template <bool BIAS, int MODE, bool RZ_LATE = true>
__global__ void __launch_bounds__(512, 2) conv3x3_respipe_kernel(const ConvArgs a, const int tiles_per_expert,
                                                                 const int wgs_per_expert, const int pbuf_bytes,
                                                                 const int magic_pw, const int magic_ph) {
    constexpr int RB = 128, LOG_RBK = 7;
    typedef __attribute__((address_space(3))) void lds_void;
    typedef unsigned v4u __attribute__((ext_vector_type(4)));
    typedef float f32x2 __attribute__((ext_vector_type(2)));
    extern __shared__ __attribute__((aligned(16))) char smem[];
    const int tid = threadIdx.x, lane = tid & 63;
    const int wave = __builtin_amdgcn_readfirstlane(tid >> 6);
    const int l31 = lane & 31, hh = lane >> 5;
    const int wm = wave >> 1, wn = wave & 1;
    const int e = blockIdx.y, wg = blockIdx.x;
    const int t0 = (int)((long long)wg * tiles_per_expert / wgs_per_expert);
    const int t1 = (int)((long long)(wg + 1) * tiles_per_expert / wgs_per_expert);
    const int ntile = t1 - t0;

    const int lTW = a.lTW, lTH = a.lTH;
    const int TW = 1 << lTW, TH = 1 << lTH;
    const int PW = TW + 2, PH = TH + 2;
    const int NPIX = a.TN * PH * PW;
    const int NPIECE = (NPIX + 7) >> 3;
    const int my_pieces = (NPIECE - wave + 7) >> 3;

    char* Wl = smem;
    char* pbuf = smem + 9 * 64 * RB;
    float* lbias = reinterpret_cast<float*>(pbuf + 2 * pbuf_bytes);
    if (BIAS && tid < 64) lbias[tid] = a.bias[(size_t)e * a.CoutP + tid];
    float* lbn = lbias + 64;
    if (MODE == 2 && tid < 256) {
        const int nset = a.N / a.bn_ipe;
        lbn[tid] = (tid & 63) < a.Cout ? a.bn[((size_t)(tid >> 6) * nset + (e * a.ipe) / a.bn_ipe) * a.Cout + (tid & 63)] : 0.f;
    }
    constexpr bool HASRES = MODE == 1 || MODE == 2, INBN = MODE == 3;
    if (INBN && tid < 256) {
        const int nset = a.N / a.bn_ipe;
        lbn[tid] = a.bn[((size_t)(tid >> 6) * nset + (e * a.ipe) / a.bn_ipe) * a.Cin + (tid & 63)];
    }

    constexpr int OOB = 0x7ff80000;
    const bf16* inb = (const bf16*)a.in + (size_t)e * a.ipe * a.H * a.W * a.in_ld + a.in_coff;
    const __amdgpu_buffer_rsrc_t rs_in = __builtin_amdgcn_make_buffer_rsrc(
        (void*)inb, (short)0, (int)(((long long)a.ipe * a.H * a.W * a.in_ld - a.in_coff) * 2), 0x00020000);
    const bf16* wsrc = (const bf16*)a.w + (size_t)e * a.CoutP * 9 * a.Cin;
    const __amdgpu_buffer_rsrc_t rs_w = __builtin_amdgcn_make_buffer_rsrc((void*)wsrc, (short)0, 64 * 9 * 64 * 2, 0x00020000);
    bf16* outb = (bf16*)a.out + (size_t)e * a.ipe * a.Ho * a.Wo * a.out_ld + a.out_coff;
    const __amdgpu_buffer_rsrc_t rs_out = __builtin_amdgcn_make_buffer_rsrc(
        (void*)outb, (short)0, (int)(((long long)a.ipe * a.Ho * a.Wo * a.out_ld - a.out_coff) * 2), 0x00020000);
    const bf16* resb = HASRES ? (const bf16*)a.res + (size_t)e * a.ipe * a.Ho * a.Wo * a.res_ld + a.res_coff : (const bf16*)a.in;
    const __amdgpu_buffer_rsrc_t rs_res = __builtin_amdgcn_make_buffer_rsrc(
        (void*)resb, (short)0, HASRES ? (int)(((long long)a.ipe * a.Ho * a.Wo * a.res_ld - a.res_coff) * 2) : 0, 0x00020000);
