@@ -214,6 +294,14 @@
     {
         asm("v_mad_u64_u32 %0, vcc, %1, %2, 0\n\tv_mad_u64_u32 %0, vcc, %3, %4, %0\n\tv_mad_u64_u32 %0, vcc, %5, %6, %0\n\tv_mad_u64_u32 %0, vcc, %7, %8, %0\n\tv_mad_u64_u32 %0, vcc, %9, %10, %0\n\tv_mad_u64_u32 %0, vcc, %11, %12, %0\n\tv_mad_u64_u32 %0, vcc, %13, %14, %0\n\tv_mad_u64_u32 %0, vcc, %15, %16, %0\n\tv_mad_u64_u32 %0, vcc, %17, %18, %0\n\tv_mad_u64_u32 %0, vcc, %19, %20, %0\n\tv_mad_u64_u32 %0, vcc, %21, %22, %0" : "=&v"(acc) : "v"(x[0]), "s"(y[0]), "v"(x[1]), "s"(y[-1]), "v"(x[2]), "s"(y[-2]), "v"(x[3]), "s"(y[-3]), "v"(x[4]), "s"(y[-4]), "v"(x[5]), "s"(y[-5]), "v"(x[6]), "s"(y[-6]), "v"(x[7]), "s"(y[-7]), "v"(x[8]), "s"(y[-8]), "v"(x[9]), "s"(y[-9]), "v"(x[10]), "s"(y[-10]) : "vcc");
     }
+    static __device__ inline __attribute__((always_inline)) void vvi(uint64_t &acc, const uint32_t *x, const uint32_t *y)
+    {
+        asm("v_mad_i64_i32 %0, vcc, %1, %2, %0\n\tv_mad_i64_i32 %0, vcc, %3, %4, %0\n\tv_mad_i64_i32 %0, vcc, %5, %6, %0\n\tv_mad_i64_i32 %0, vcc, %7, %8, %0\n\tv_mad_i64_i32 %0, vcc, %9, %10, %0\n\tv_mad_i64_i32 %0, vcc, %11, %12, %0\n\tv_mad_i64_i32 %0, vcc, %13, %14, %0\n\tv_mad_i64_i32 %0, vcc, %15, %16, %0\n\tv_mad_i64_i32 %0, vcc, %17, %18, %0\n\tv_mad_i64_i32 %0, vcc, %19, %20, %0\n\tv_mad_i64_i32 %0, vcc, %21, %22, %0" : "+v"(acc) : "v"(x[0]), "v"(y[0]), "v"(x[1]), "v"(y[-1]), "v"(x[2]), "v"(y[-2]), "v"(x[3]), "v"(y[-3]), "v"(x[4]), "v"(y[-4]), "v"(x[5]), "v"(y[-5]), "v"(x[6]), "v"(y[-6]), "v"(x[7]), "v"(y[-7]), "v"(x[8]), "v"(y[-8]), "v"(x[9]), "v"(y[-9]), "v"(x[10]), "v"(y[-10]) : "vcc");
+    }
+    static __device__ inline __attribute__((always_inline)) void vvi0(uint64_t &acc, const uint32_t *x, const uint32_t *y)
+    {
+        asm("v_mad_i64_i32 %0, vcc, %1, %2, 0\n\tv_mad_i64_i32 %0, vcc, %3, %4, %0\n\tv_mad_i64_i32 %0, vcc, %5, %6, %0\n\tv_mad_i64_i32 %0, vcc, %7, %8, %0\n\tv_mad_i64_i32 %0, vcc, %9, %10, %0\n\tv_mad_i64_i32 %0, vcc, %11, %12, %0\n\tv_mad_i64_i32 %0, vcc, %13, %14, %0\n\tv_mad_i64_i32 %0, vcc, %15, %16, %0\n\tv_mad_i64_i32 %0, vcc, %17, %18, %0\n\tv_mad_i64_i32 %0, vcc, %19, %20, %0\n\tv_mad_i64_i32 %0, vcc, %21, %22, %0" : "=&v"(acc) : "v"(x[0]), "v"(y[0]), "v"(x[1]), "v"(y[-1]), "v"(x[2]), "v"(y[-2]), "v"(x[3]), "v"(y[-3]), "v"(x[4]), "v"(y[-4]), "v"(x[5]), "v"(y[-5]), "v"(x[6]), "v"(y[-6]), "v"(x[7]), "v"(y[-7]), "v"(x[8]), "v"(y[-8]), "v"(x[9]), "v"(y[-9]), "v"(x[10]), "v"(y[-10]) : "vcc");
+    }
 };
 template <>
 struct MacChain<12> {
@@ -233,6 +321,14 @@
     {
         asm("v_mad_u64_u32 %0, vcc, %1, %2, 0\n\tv_mad_u64_u32 %0, vcc, %3, %4, %0\n\tv_mad_u64_u32 %0, vcc, %5, %6, %0\n\tv_mad_u64_u32 %0, vcc, %7, %8, %0\n\tv_mad_u64_u32 %0, vcc, %9, %10, %0\n\tv_mad_u64_u32 %0, vcc, %11, %12, %0\n\tv_mad_u64_u32 %0, vcc, %13, %14, %0\n\tv_mad_u64_u32 %0, vcc, %15, %16, %0\n\tv_mad_u64_u32 %0, vcc, %17, %18, %0\n\tv_mad_u64_u32 %0, vcc, %19, %20, %0\n\tv_mad_u64_u32 %0, vcc, %21, %22, %0\n\tv_mad_u64_u32 %0, vcc, %23, %24, %0" : "=&v"(acc) : "v"(x[0]), "s"(y[0]), "v"(x[1]), "s"(y[-1]), "v"(x[2]), "s"(y[-2]), "v"(x[3]), "s"(y[-3]), "v"(x[4]), "s"(y[-4]), "v"(x[5]), "s"(y[-5]), "v"(x[6]), "s"(y[-6]), "v"(x[7]), "s"(y[-7]), "v"(x[8]), "s"(y[-8]), "v"(x[9]), "s"(y[-9]), "v"(x[10]), "s"(y[-10]), "v"(x[11]), "s"(y[-11]) : "vcc");
     }
+    static __device__ inline __attribute__((always_inline)) void vvi(uint64_t &acc, const uint32_t *x, const uint32_t *y)
+    {
+        asm("v_mad_i64_i32 %0, vcc, %1, %2, %0\n\tv_mad_i64_i32 %0, vcc, %3, %4, %0\n\tv_mad_i64_i32 %0, vcc, %5, %6, %0\n\tv_mad_i64_i32 %0, vcc, %7, %8, %0\n\tv_mad_i64_i32 %0, vcc, %9, %10, %0\n\tv_mad_i64_i32 %0, vcc, %11, %12, %0\n\tv_mad_i64_i32 %0, vcc, %13, %14, %0\n\tv_mad_i64_i32 %0, vcc, %15, %16, %0\n\tv_mad_i64_i32 %0, vcc, %17, %18, %0\n\tv_mad_i64_i32 %0, vcc, %19, %20, %0\n\tv_mad_i64_i32 %0, vcc, %21, %22, %0\n\tv_mad_i64_i32 %0, vcc, %23, %24, %0" : "+v"(acc) : "v"(x[0]), "v"(y[0]), "v"(x[1]), "v"(y[-1]), "v"(x[2]), "v"(y[-2]), "v"(x[3]), "v"(y[-3]), "v"(x[4]), "v"(y[-4]), "v"(x[5]), "v"(y[-5]), "v"(x[6]), "v"(y[-6]), "v"(x[7]), "v"(y[-7]), "v"(x[8]), "v"(y[-8]), "v"(x[9]), "v"(y[-9]), "v"(x[10]), "v"(y[-10]), "v"(x[11]), "v"(y[-11]) : "vcc");
+    }
+    static __device__ inline __attribute__((always_inline)) void vvi0(uint64_t &acc, const uint32_t *x, const uint32_t *y)
+    {
+        asm("v_mad_i64_i32 %0, vcc, %1, %2, 0\n\tv_mad_i64_i32 %0, vcc, %3, %4, %0\n\tv_mad_i64_i32 %0, vcc, %5, %6, %0\n\tv_mad_i64_i32 %0, vcc, %7, %8, %0\n\tv_mad_i64_i32 %0, vcc, %9, %10, %0\n\tv_mad_i64_i32 %0, vcc, %11, %12, %0\n\tv_mad_i64_i32 %0, vcc, %13, %14, %0\n\tv_mad_i64_i32 %0, vcc, %15, %16, %0\n\tv_mad_i64_i32 %0, vcc, %17, %18, %0\n\tv_mad_i64_i32 %0, vcc, %19, %20, %0\n\tv_mad_i64_i32 %0, vcc, %21, %22, %0\n\tv_mad_i64_i32 %0, vcc, %23, %24, %0" : "=&v"(acc) : "v"(x[0]), "v"(y[0]), "v"(x[1]), "v"(y[-1]), "v"(x[2]), "v"(y[-2]), "v"(x[3]), "v"(y[-3]), "v"(x[4]), "v"(y[-4]), "v"(x[5]), "v"(y[-5]), "v"(x[6]), "v"(y[-6]), "v"(x[7]), "v"(y[-7]), "v"(x[8]), "v"(y[-8]), "v"(x[9]), "v"(y[-9]), "v"(x[10]), "v"(y[-10]), "v"(x[11]), "v"(y[-11]) : "vcc");
+    }
 };
 template <>
 struct MacChain<13> {
@@ -252,6 +348,14 @@
     {
         asm("v_mad_u64_u32 %0, vcc, %1, %2, 0\n\tv_mad_u64_u32 %0, vcc, %3, %4, %0\n\tv_mad_u64_u32 %0, vcc, %5, %6, %0\n\tv_mad_u64_u32 %0, vcc, %7, %8, %0\n\tv_mad_u64_u32 %0, vcc, %9, %10, %0\n\tv_mad_u64_u32 %0, vcc, %11, %12, %0\n\tv_mad_u64_u32 %0, vcc, %13, %14, %0\n\tv_mad_u64_u32 %0, vcc, %15, %16, %0\n\tv_mad_u64_u32 %0, vcc, %17, %18, %0\n\tv_mad_u64_u32 %0, vcc, %19, %20, %0\n\tv_mad_u64_u32 %0, vcc, %21, %22, %0\n\tv_mad_u64_u32 %0, vcc, %23, %24, %0\n\tv_mad_u64_u32 %0, vcc, %25, %26, %0" : "=&v"(acc) : "v"(x[0]), "s"(y[0]), "v"(x[1]), "s"(y[-1]), "v"(x[2]), "s"(y[-2]), "v"(x[3]), "s"(y[-3]), "v"(x[4]), "s"(y[-4]), "v"(x[5]), "s"(y[-5]), "v"(x[6]), "s"(y[-6]), "v"(x[7]), "s"(y[-7]), "v"(x[8]), "s"(y[-8]), "v"(x[9]), "s"(y[-9]), "v"(x[10]), "s"(y[-10]), "v"(x[11]), "s"(y[-11]), "v"(x[12]), "s"(y[-12]) : "vcc");
     }
+    static __device__ inline __attribute__((always_inline)) void vvi(uint64_t &acc, const uint32_t *x, const uint32_t *y)
+    {
+        asm("v_mad_i64_i32 %0, vcc, %1, %2, %0\n\tv_mad_i64_i32 %0, vcc, %3, %4, %0\n\tv_mad_i64_i32 %0, vcc, %5, %6, %0\n\tv_mad_i64_i32 %0, vcc, %7, %8, %0\n\tv_mad_i64_i32 %0, vcc, %9, %10, %0\n\tv_mad_i64_i32 %0, vcc, %11, %12, %0\n\tv_mad_i64_i32 %0, vcc, %13, %14, %0\n\tv_mad_i64_i32 %0, vcc, %15, %16, %0\n\tv_mad_i64_i32 %0, vcc, %17, %18, %0\n\tv_mad_i64_i32 %0, vcc, %19, %20, %0\n\tv_mad_i64_i32 %0, vcc, %21, %22, %0\n\tv_mad_i64_i32 %0, vcc, %23, %24, %0\n\tv_mad_i64_i32 %0, vcc, %25, %26, %0" : "+v"(acc) : "v"(x[0]), "v"(y[0]), "v"(x[1]), "v"(y[-1]), "v"(x[2]), "v"(y[-2]), "v"(x[3]), "v"(y[-3]), "v"(x[4]), "v"(y[-4]), "v"(x[5]), "v"(y[-5]), "v"(x[6]), "v"(y[-6]), "v"(x[7]), "v"(y[-7]), "v"(x[8]), "v"(y[-8]), "v"(x[9]), "v"(y[-9]), "v"(x[10]), "v"(y[-10]), "v"(x[11]), "v"(y[-11]), "v"(x[12]), "v"(y[-12]) : "vcc");
+    }
+    static __device__ inline __attribute__((always_inline)) void vvi0(uint64_t &acc, const uint32_t *x, const uint32_t *y)
+    {
+        asm("v_mad_i64_i32 %0, vcc, %1, %2, 0\n\tv_mad_i64_i32 %0, vcc, %3, %4, %0\n\tv_mad_i64_i32 %0, vcc, %5, %6, %0\n\tv_mad_i64_i32 %0, vcc, %7, %8, %0\n\tv_mad_i64_i32 %0, vcc, %9, %10, %0\n\tv_mad_i64_i32 %0, vcc, %11, %12, %0\n\tv_mad_i64_i32 %0, vcc, %13, %14, %0\n\tv_mad_i64_i32 %0, vcc, %15, %16, %0\n\tv_mad_i64_i32 %0, vcc, %17, %18, %0\n\tv_mad_i64_i32 %0, vcc, %19, %20, %0\n\tv_mad_i64_i32 %0, vcc, %21, %22, %0\n\tv_mad_i64_i32 %0, vcc, %23, %24, %0\n\tv_mad_i64_i32 %0, vcc, %25, %26, %0" : "=&v"(acc) : "v"(x[0]), "v"(y[0]), "v"(x[1]), "v"(y[-1]), "v"(x[2]), "v"(y[-2]), "v"(x[3]), "v"(y[-3]), "v"(x[4]), "v"(y[-4]), "v"(x[5]), "v"(y[-5]), "v"(x[6]), "v"(y[-6]), "v"(x[7]), "v"(y[-7]), "v"(x[8]), "v"(y[-8]), "v"(x[9]), "v"(y[-9]), "v"(x[10]), "v"(y[-10]), "v"(x[11]), "v"(y[-11]), "v"(x[12]), "v"(y[-12]) : "vcc");
+    }
 };
 template <>
 struct MacChain<14> {
@@ -270,6 +374,14 @@
     static __device__ inline __attribute__((always_inline)) void vs0(uint64_t &acc, const uint32_t *x, const uint32_t *y)
     {
         asm("v_mad_u64_u32 %0, vcc, %1, %2, 0\n\tv_mad_u64_u32 %0, vcc, %3, %4, %0\n\tv_mad_u64_u32 %0, vcc, %5, %6, %0\n\tv_mad_u64_u32 %0, vcc, %7, %8, %0\n\tv_mad_u64_u32 %0, vcc, %9, %10, %0\n\tv_mad_u64_u32 %0, vcc, %11, %12, %0\n\tv_mad_u64_u32 %0, vcc, %13, %14, %0\n\tv_mad_u64_u32 %0, vcc, %15, %16, %0\n\tv_mad_u64_u32 %0, vcc, %17, %18, %0\n\tv_mad_u64_u32 %0, vcc, %19, %20, %0\n\tv_mad_u64_u32 %0, vcc, %21, %22, %0\n\tv_mad_u64_u32 %0, vcc, %23, %24, %0\n\tv_mad_u64_u32 %0, vcc, %25, %26, %0\n\tv_mad_u64_u32 %0, vcc, %27, %28, %0" : "=&v"(acc) : "v"(x[0]), "s"(y[0]), "v"(x[1]), "s"(y[-1]), "v"(x[2]), "s"(y[-2]), "v"(x[3]), "s"(y[-3]), "v"(x[4]), "s"(y[-4]), "v"(x[5]), "s"(y[-5]), "v"(x[6]), "s"(y[-6]), "v"(x[7]), "s"(y[-7]), "v"(x[8]), "s"(y[-8]), "v"(x[9]), "s"(y[-9]), "v"(x[10]), "s"(y[-10]), "v"(x[11]), "s"(y[-11]), "v"(x[12]), "s"(y[-12]), "v"(x[13]), "s"(y[-13]) : "vcc");
+    }
+    static __device__ inline __attribute__((always_inline)) void vvi(uint64_t &acc, const uint32_t *x, const uint32_t *y)
+    {
+        asm("v_mad_i64_i32 %0, vcc, %1, %2, %0\n\tv_mad_i64_i32 %0, vcc, %3, %4, %0\n\tv_mad_i64_i32 %0, vcc, %5, %6, %0\n\tv_mad_i64_i32 %0, vcc, %7, %8, %0\n\tv_mad_i64_i32 %0, vcc, %9, %10, %0\n\tv_mad_i64_i32 %0, vcc, %11, %12, %0\n\tv_mad_i64_i32 %0, vcc, %13, %14, %0\n\tv_mad_i64_i32 %0, vcc, %15, %16, %0\n\tv_mad_i64_i32 %0, vcc, %17, %18, %0\n\tv_mad_i64_i32 %0, vcc, %19, %20, %0\n\tv_mad_i64_i32 %0, vcc, %21, %22, %0\n\tv_mad_i64_i32 %0, vcc, %23, %24, %0\n\tv_mad_i64_i32 %0, vcc, %25, %26, %0\n\tv_mad_i64_i32 %0, vcc, %27, %28, %0" : "+v"(acc) : "v"(x[0]), "v"(y[0]), "v"(x[1]), "v"(y[-1]), "v"(x[2]), "v"(y[-2]), "v"(x[3]), "v"(y[-3]), "v"(x[4]), "v"(y[-4]), "v"(x[5]), "v"(y[-5]), "v"(x[6]), "v"(y[-6]), "v"(x[7]), "v"(y[-7]), "v"(x[8]), "v"(y[-8]), "v"(x[9]), "v"(y[-9]), "v"(x[10]), "v"(y[-10]), "v"(x[11]), "v"(y[-11]), "v"(x[12]), "v"(y[-12]), "v"(x[13]), "v"(y[-13]) : "vcc");
+    }
+    static __device__ inline __attribute__((always_inline)) void vvi0(uint64_t &acc, const uint32_t *x, const uint32_t *y)
+    {
+        asm("v_mad_i64_i32 %0, vcc, %1, %2, 0\n\tv_mad_i64_i32 %0, vcc, %3, %4, %0\n\tv_mad_i64_i32 %0, vcc, %5, %6, %0\n\tv_mad_i64_i32 %0, vcc, %7, %8, %0\n\tv_mad_i64_i32 %0, vcc, %9, %10, %0\n\tv_mad_i64_i32 %0, vcc, %11, %12, %0\n\tv_mad_i64_i32 %0, vcc, %13, %14, %0\n\tv_mad_i64_i32 %0, vcc, %15, %16, %0\n\tv_mad_i64_i32 %0, vcc, %17, %18, %0\n\tv_mad_i64_i32 %0, vcc, %19, %20, %0\n\tv_mad_i64_i32 %0, vcc, %21, %22, %0\n\tv_mad_i64_i32 %0, vcc, %23, %24, %0\n\tv_mad_i64_i32 %0, vcc, %25, %26, %0\n\tv_mad_i64_i32 %0, vcc, %27, %28, %0" : "=&v"(acc) : "v"(x[0]), "v"(y[0]), "v"(x[1]), "v"(y[-1]), "v"(x[2]), "v"(y[-2]), "v"(x[3]), "v"(y[-3]), "v"(x[4]), "v"(y[-4]), "v"(x[5]), "v"(y[-5]), "v"(x[6]), "v"(y[-6]), "v"(x[7]), "v"(y[-7]), "v"(x[8]), "v"(y[-8]), "v"(x[9]), "v"(y[-9]), "v"(x[10]), "v"(y[-10]), "v"(x[11]), "v"(y[-11]), "v"(x[12]), "v"(y[-12]), "v"(x[13]), "v"(y[-13]) : "vcc");
     }
 };
 template <>
@@ -277,6 +389,8 @@
     static __device__ inline __attribute__((always_inline)) void vv(uint64_t &, const uint32_t *, const uint32_t *) {}
     static __device__ inline __attribute__((always_inline)) void vs(uint64_t &, const uint32_t *, const uint32_t *) {}
     static __device__ inline __attribute__((always_inline)) void vv0(uint64_t &acc, const uint32_t *, const uint32_t *) { acc = 0; }
+    static __device__ inline __attribute__((always_inline)) void vvi(uint64_t &, const uint32_t *, const uint32_t *) {}
+    static __device__ inline __attribute__((always_inline)) void vvi0(uint64_t &acc, const uint32_t *, const uint32_t *) { acc = 0; }
     static __device__ inline __attribute__((always_inline)) void vs0(uint64_t &acc, const uint32_t *, const uint32_t *) { acc = 0; }
 };
 
diff --git a/panda_amd/csrc/msm_impl.h b/panda_amd/csrc/msm_impl.h
--- a/panda_amd/csrc/msm_impl.h
+++ b/panda_amd/csrc/msm_impl.h
@@ -329,7 +329,7 @@
 #define PANDA_ROW_MASK 0x7fffffffu
 #endif
 #ifndef PANDA_ACC_ITEMS
-#define PANDA_ACC_ITEMS 0x3fu
+#define PANDA_ACC_ITEMS 0x7fu
 #endif
 constexpr unsigned ACC_ITEM_ROW_TUPLES = 32u;
 constexpr unsigned ACC_ITEM_WORDS_NEG = 1u;
@@ -337,6 +337,7 @@
 constexpr unsigned ACC_ITEM_QUAD_SHIFT = 4u;
 constexpr unsigned ACC_ITEM_ID_FLAG = 8u;
 constexpr unsigned ACC_ITEM_BOUNDARY = 16u;
+constexpr unsigned ACC_ITEM_SIGNED_DIFF = 64u;
 template <class F>
 struct AccSlim {
     static constexpr bool value = !IsExt2<F>::value && F::N <= 9;
@@ -346,6 +347,22 @@
 {
     return AccSlim<F>::value && (PANDA_ACC_ITEMS & item) != 0;
 }
+constexpr u32 STORED_SIGNED_MARK = 0x80000000u;
+template <class F>
+__device__ __forceinline__ void load_xyzz_stored(Xyzz<F> &p, const u32 *src)
+{
+    load_xyzz<F>(p, src);
+    if constexpr (acc_item<F>(ACC_ITEM_SIGNED_DIFF)) {
+        if (p.ZZ.l[F::N - 1] & STORED_SIGNED_MARK) {
+            typedef SignedBounds<F> SB;
+            p.ZZ.l[F::N - 1] &= ~STORED_SIGNED_MARK;
+            fe_from_signed<F, SB::KX>(p.X, p.X);
+            fe_from_signed<F, SB::KY>(p.Y, p.Y);
+            fe_from_signed<F, SB::KZZZ>(p.ZZZ, p.ZZZ);
+        }
+    }
+}
+
 template <class F>
 struct PackedBase {
     u32 w[2 * F::L];
@@ -392,7 +409,7 @@
     }
 }
 
-template <class F, bool RAW = false, bool SLIM = false>
+template <class F, bool RAW = false, bool SLIM = false, bool LOCAL_P = false>
 __device__ __forceinline__ void unpack_base(Fe<F> &x, Fe<F> &y, bool &inf, const PackedBase<F> &b, u32 entry)
 {
     constexpr int L = F::L;
@@ -408,7 +425,7 @@
         u32 yw[L];
 #pragma unroll
         for (int k = 0; k < L; k++) yw[k] = b.w[L + k];
-        if (entry >> 31) fe_words_neg<F>(yw, b.w + L);
+        if (entry >> 31) fe_words_neg<F, LOCAL_P>(yw, b.w + L);
         fe_unpack(y, yw);
     } else {
         fe_unpack(y, b.w + L);
@@ -500,8 +517,13 @@
     constexpr bool ID_FLAG = acc_item<F>(ACC_ITEM_ID_FLAG);
     constexpr bool SLIM_BOUNDARY = ID_FLAG && acc_item<F>(ACC_ITEM_BOUNDARY);
     constexpr bool Y_STORABLE = acc_item<F>(ACC_ITEM_WORDS_NEG) || !(ACC_RAW_Y && RawOperandOk<F>::value);
+    constexpr bool SIGNED = acc_item<F>(ACC_ITEM_SIGNED_DIFF) && acc_item<F>(ACC_ITEM_WORDS_NEG) && !LDSROW;
     bool acc_id = true;
     u32 *brun = bw + (u64)b * PW;
+    auto store_acc = [&](u32 *dst) {
+        if constexpr (SIGNED) acc.ZZ.l[F::N - 1] |= (ID_FLAG ? acc_id : xyzz_is_identity(acc)) ? 0u : STORED_SIGNED_MARK;
+        store_xyzz<F>(dst, acc);
+    };
     if constexpr (QUAD_SHIFT) {
         quad.x = quad.y;
         quad.y = quad.z;
@@ -514,7 +536,7 @@
         const u32 entry = cur_entry;
         if constexpr (LDSROW) read_base_lds<F>(next_base, lds_wave, lane);
         if constexpr (ROW_TUPLES) row_words<F>(next_base, next_row);
-        unpack_base<F, ACC_RAW_Y && RawOperandOk<F>::value, true>(cx, cy, cinf, next_base, entry);
+        unpack_base<F, ACC_RAW_Y && RawOperandOk<F>::value, true, SIGNED>(cx, cy, cinf, next_base, entry);
         if constexpr (ROW_TUPLES) {
 #pragma unroll
             for (int i = 0; i < F::N; i++) asm volatile("" : "+v"(cx.l[i]), "+v"(cy.l[i]));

→ WHAT IS EXPECTED: Taking the entries above, write out exactly each line from the one holding "diff --git a/panda_amd/csrc/msm_impl.h" to the one holding "LOCAL_P = false>", both included, and stop there.

→ RESULT OF THIS EXERCISE:
diff --git a/panda_amd/csrc/msm_impl.h b/panda_amd/csrc/msm_impl.h
--- a/panda_amd/csrc/msm_impl.h
+++ b/panda_amd/csrc/msm_impl.h
@@ -329,7 +329,7 @@
 #define PANDA_ROW_MASK 0x7fffffffu
 #endif
 #ifndef PANDA_ACC_ITEMS
-#define PANDA_ACC_ITEMS 0x3fu
+#define PANDA_ACC_ITEMS 0x7fu
 #endif
 constexpr unsigned ACC_ITEM_ROW_TUPLES = 32u;
 constexpr unsigned ACC_ITEM_WORDS_NEG = 1u;
@@ -337,6 +337,7 @@
 constexpr unsigned ACC_ITEM_QUAD_SHIFT = 4u;
 constexpr unsigned ACC_ITEM_ID_FLAG = 8u;
 constexpr unsigned ACC_ITEM_BOUNDARY = 16u;
+constexpr unsigned ACC_ITEM_SIGNED_DIFF = 64u;
 template <class F>
 struct AccSlim {
     static constexpr bool value = !IsExt2<F>::value && F::N <= 9;
@@ -346,6 +347,22 @@
 {
     return AccSlim<F>::value && (PANDA_ACC_ITEMS & item) != 0;
 }
+constexpr u32 STORED_SIGNED_MARK = 0x80000000u;
+template <class F>
+__device__ __forceinline__ void load_xyzz_stored(Xyzz<F> &p, const u32 *src)
+{
+    load_xyzz<F>(p, src);
+    if constexpr (acc_item<F>(ACC_ITEM_SIGNED_DIFF)) {
+        if (p.ZZ.l[F::N - 1] & STORED_SIGNED_MARK) {
+            typedef SignedBounds<F> SB;
+            p.ZZ.l[F::N - 1] &= ~STORED_SIGNED_MARK;
+            fe_from_signed<F, SB::KX>(p.X, p.X);
+            fe_from_signed<F, SB::KY>(p.Y, p.Y);
+            fe_from_signed<F, SB::KZZZ>(p.ZZZ, p.ZZZ);
+        }
+    }
+}
+
 template <class F>
 struct PackedBase {
     u32 w[2 * F::L];
@@ -392,7 +409,7 @@
     }
 }
 
-template <class F, bool RAW = false, bool SLIM = false>
+template <class F, bool RAW = false, bool SLIM = false, bool LOCAL_P = false>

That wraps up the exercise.